— EXERCISE DESCRIPTION —
Comb through the entries for "constexpr" and pull out each line that holds it.

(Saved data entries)
-- Opening Marker --
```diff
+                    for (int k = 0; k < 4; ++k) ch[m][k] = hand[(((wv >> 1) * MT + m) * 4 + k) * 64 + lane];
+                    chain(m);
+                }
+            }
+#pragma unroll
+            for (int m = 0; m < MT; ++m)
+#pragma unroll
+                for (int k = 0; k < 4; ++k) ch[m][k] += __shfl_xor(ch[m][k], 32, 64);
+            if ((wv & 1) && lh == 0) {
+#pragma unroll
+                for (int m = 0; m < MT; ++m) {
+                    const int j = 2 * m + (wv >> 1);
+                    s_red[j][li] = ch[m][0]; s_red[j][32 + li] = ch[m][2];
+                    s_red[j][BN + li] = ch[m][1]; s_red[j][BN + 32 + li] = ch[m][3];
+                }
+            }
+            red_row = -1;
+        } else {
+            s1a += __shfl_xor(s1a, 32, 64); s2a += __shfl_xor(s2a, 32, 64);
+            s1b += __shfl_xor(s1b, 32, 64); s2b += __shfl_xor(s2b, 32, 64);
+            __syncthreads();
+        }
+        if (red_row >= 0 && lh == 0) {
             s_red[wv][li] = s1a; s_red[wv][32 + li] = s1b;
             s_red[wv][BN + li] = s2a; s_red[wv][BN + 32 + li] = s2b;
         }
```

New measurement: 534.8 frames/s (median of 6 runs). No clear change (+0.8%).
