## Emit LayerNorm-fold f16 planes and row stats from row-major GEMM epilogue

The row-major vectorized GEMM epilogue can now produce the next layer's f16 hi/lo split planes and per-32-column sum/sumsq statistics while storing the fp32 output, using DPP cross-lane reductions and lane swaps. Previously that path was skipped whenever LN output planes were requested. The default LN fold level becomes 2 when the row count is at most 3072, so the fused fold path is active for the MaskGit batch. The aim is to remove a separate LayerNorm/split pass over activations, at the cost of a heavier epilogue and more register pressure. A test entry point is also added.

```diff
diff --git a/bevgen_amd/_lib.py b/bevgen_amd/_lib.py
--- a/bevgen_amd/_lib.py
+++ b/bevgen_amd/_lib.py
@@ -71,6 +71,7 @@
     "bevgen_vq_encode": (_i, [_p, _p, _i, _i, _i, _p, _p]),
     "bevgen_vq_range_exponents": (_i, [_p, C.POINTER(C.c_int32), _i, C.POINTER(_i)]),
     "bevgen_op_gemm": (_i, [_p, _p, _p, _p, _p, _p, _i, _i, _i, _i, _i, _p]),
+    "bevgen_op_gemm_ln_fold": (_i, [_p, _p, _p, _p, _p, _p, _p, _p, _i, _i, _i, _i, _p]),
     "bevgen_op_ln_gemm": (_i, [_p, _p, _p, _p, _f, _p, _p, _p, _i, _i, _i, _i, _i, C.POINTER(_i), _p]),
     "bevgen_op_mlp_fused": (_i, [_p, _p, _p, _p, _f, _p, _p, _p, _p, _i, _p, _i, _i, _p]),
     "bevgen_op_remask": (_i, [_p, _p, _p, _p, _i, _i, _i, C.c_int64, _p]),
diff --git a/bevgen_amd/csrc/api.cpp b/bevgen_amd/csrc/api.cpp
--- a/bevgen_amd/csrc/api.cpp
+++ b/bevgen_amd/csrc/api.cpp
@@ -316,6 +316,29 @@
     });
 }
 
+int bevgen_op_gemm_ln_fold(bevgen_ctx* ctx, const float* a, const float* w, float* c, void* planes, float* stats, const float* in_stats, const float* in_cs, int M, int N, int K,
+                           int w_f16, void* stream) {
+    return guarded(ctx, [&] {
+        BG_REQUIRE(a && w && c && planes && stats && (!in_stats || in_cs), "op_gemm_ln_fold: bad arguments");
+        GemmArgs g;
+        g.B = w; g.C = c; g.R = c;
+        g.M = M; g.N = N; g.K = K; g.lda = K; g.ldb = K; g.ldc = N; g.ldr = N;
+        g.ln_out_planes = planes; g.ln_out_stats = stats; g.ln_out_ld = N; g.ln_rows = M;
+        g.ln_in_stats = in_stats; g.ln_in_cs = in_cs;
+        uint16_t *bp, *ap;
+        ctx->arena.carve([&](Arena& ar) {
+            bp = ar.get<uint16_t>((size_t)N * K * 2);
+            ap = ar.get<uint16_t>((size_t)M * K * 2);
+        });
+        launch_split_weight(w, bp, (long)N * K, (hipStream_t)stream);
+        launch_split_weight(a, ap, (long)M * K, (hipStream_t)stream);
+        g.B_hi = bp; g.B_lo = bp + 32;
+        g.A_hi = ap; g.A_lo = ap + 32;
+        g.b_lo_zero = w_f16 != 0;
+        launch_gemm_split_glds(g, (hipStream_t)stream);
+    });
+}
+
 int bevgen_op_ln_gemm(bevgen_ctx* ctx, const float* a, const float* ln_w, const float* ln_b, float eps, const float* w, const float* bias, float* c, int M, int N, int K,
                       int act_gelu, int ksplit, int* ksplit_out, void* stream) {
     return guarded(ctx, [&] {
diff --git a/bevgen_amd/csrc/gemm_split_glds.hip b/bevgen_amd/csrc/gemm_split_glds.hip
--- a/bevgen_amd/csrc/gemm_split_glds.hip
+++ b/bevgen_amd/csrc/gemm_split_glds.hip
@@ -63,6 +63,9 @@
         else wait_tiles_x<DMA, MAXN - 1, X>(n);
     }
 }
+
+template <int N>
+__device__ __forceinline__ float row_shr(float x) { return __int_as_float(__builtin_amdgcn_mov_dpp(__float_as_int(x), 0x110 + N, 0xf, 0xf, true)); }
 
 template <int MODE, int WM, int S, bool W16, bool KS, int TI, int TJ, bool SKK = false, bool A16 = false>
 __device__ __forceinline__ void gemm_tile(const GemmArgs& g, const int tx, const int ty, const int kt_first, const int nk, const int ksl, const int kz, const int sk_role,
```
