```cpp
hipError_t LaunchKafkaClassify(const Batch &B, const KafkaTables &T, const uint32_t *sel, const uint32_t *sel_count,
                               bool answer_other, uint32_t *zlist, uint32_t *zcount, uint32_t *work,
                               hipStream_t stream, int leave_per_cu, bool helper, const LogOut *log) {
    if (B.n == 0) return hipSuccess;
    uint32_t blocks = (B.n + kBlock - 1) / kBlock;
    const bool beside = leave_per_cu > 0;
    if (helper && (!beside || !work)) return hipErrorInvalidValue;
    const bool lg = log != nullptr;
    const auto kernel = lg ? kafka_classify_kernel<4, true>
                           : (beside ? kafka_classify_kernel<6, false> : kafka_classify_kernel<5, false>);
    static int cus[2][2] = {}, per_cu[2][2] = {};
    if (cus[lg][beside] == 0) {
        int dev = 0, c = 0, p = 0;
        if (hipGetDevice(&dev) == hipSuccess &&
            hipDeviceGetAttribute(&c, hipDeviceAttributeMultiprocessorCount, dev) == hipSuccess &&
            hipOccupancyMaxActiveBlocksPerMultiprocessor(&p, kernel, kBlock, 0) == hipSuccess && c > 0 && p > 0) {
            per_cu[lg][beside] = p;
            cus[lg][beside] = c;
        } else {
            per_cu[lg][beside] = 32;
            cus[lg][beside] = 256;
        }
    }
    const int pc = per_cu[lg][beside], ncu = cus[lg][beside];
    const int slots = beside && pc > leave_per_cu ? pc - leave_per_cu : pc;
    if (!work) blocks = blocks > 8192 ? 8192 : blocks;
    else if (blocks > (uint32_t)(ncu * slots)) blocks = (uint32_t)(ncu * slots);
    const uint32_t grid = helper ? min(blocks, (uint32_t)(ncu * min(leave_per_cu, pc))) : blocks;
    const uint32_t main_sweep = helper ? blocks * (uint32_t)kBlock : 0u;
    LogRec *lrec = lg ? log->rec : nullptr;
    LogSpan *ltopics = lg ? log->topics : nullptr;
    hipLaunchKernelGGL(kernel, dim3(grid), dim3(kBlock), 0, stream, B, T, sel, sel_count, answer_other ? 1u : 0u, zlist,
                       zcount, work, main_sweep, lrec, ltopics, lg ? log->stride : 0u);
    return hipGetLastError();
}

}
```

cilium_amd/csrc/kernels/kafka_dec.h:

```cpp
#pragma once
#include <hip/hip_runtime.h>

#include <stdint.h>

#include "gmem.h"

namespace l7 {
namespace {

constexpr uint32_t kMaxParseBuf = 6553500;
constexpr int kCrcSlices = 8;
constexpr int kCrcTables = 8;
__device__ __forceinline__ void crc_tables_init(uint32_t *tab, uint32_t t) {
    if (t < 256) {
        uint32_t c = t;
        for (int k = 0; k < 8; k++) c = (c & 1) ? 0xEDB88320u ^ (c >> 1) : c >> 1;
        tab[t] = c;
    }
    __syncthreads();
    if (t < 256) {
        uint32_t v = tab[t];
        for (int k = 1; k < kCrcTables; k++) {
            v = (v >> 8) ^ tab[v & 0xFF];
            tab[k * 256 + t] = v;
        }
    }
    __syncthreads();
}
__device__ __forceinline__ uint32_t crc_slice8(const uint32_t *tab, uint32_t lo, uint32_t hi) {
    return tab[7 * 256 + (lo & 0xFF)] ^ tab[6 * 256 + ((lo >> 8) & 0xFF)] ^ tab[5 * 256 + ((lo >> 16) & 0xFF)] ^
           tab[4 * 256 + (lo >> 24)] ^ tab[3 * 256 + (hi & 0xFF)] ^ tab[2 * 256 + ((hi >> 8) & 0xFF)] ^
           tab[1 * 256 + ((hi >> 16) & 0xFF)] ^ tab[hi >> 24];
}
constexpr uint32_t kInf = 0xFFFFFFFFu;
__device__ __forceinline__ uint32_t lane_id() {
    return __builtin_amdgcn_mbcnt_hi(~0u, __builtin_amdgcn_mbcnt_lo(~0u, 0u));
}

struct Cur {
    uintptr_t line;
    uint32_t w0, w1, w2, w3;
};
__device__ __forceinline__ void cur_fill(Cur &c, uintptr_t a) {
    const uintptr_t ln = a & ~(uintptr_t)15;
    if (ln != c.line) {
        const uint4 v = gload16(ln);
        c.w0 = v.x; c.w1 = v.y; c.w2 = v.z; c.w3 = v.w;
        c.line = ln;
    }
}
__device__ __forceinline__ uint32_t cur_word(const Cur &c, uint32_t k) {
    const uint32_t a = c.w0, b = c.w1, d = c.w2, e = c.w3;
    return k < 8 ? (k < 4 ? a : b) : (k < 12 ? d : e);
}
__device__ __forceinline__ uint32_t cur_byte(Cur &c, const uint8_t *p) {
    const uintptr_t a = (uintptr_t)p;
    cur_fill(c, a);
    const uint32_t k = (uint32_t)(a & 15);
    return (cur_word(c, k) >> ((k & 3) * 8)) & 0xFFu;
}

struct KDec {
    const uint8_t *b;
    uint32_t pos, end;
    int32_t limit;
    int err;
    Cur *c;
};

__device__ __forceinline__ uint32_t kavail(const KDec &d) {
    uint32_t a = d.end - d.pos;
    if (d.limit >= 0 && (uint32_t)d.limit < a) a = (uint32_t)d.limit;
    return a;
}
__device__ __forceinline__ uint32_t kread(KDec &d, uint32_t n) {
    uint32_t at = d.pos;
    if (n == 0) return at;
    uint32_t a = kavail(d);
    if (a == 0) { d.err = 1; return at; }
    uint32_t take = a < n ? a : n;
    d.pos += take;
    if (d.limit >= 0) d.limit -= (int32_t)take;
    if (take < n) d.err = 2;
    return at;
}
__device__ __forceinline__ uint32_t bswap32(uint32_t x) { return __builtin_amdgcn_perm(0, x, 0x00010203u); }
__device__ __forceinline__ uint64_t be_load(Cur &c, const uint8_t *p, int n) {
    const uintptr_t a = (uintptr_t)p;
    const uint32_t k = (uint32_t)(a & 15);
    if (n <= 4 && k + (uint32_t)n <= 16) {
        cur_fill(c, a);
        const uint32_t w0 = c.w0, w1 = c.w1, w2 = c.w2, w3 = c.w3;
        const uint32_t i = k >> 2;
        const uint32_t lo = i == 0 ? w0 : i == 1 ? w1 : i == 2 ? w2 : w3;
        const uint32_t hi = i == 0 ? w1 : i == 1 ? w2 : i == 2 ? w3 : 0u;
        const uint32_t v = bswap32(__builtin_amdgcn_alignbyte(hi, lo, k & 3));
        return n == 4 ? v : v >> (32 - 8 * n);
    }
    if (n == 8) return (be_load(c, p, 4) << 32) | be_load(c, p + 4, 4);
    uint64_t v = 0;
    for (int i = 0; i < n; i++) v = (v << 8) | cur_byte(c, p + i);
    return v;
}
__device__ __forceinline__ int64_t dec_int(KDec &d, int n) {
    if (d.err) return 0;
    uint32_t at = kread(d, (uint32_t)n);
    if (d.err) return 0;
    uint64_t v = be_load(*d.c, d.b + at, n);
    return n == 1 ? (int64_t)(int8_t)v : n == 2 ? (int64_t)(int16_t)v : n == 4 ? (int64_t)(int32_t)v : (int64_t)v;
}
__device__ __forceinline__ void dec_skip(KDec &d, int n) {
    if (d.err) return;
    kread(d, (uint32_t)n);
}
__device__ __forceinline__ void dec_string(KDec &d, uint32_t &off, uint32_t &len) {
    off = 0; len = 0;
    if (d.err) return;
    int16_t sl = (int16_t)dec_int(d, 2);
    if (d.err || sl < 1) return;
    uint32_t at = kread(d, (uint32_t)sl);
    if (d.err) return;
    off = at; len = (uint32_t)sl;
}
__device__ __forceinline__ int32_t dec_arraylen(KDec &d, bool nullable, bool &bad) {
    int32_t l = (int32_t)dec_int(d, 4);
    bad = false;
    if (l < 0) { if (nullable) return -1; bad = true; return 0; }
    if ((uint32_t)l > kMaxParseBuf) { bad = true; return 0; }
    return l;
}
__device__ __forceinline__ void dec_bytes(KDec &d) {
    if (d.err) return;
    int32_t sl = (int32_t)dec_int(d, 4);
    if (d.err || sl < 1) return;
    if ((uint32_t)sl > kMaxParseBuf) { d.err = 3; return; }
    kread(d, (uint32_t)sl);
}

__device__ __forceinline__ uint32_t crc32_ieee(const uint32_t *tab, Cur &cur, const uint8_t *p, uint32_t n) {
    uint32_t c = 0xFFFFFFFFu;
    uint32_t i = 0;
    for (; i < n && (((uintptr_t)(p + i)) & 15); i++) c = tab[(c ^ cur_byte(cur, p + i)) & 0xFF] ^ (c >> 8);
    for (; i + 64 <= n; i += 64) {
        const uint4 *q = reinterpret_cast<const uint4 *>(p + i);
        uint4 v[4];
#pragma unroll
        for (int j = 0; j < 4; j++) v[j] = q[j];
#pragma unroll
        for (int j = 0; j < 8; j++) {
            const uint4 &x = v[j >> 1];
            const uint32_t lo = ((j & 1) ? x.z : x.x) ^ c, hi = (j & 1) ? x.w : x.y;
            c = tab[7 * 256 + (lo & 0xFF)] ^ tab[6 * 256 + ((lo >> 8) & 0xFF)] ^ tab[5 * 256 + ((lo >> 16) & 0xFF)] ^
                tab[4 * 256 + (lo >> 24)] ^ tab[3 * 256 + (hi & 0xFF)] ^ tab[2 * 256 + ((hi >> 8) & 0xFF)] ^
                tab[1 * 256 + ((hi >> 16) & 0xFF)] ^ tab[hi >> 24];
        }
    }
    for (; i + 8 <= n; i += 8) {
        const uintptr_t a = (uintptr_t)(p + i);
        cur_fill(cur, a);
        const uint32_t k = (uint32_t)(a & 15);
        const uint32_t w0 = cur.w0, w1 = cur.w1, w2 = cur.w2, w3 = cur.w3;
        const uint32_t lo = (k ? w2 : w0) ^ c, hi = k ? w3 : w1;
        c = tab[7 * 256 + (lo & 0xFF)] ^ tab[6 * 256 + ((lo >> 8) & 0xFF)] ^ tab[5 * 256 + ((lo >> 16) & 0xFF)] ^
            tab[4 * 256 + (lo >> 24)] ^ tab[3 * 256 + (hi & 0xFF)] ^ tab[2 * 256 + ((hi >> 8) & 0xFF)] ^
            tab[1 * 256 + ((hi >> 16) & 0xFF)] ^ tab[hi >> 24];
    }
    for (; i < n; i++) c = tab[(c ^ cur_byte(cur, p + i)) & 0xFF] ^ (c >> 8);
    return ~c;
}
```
-- Closing Marker --
— RESULT OF THE EXERCISE —
constexpr uint32_t kMaxParseBuf = 6553500;
constexpr int kCrcSlices = 8;
constexpr int kCrcTables = 8;
constexpr uint32_t kInf = 0xFFFFFFFFu;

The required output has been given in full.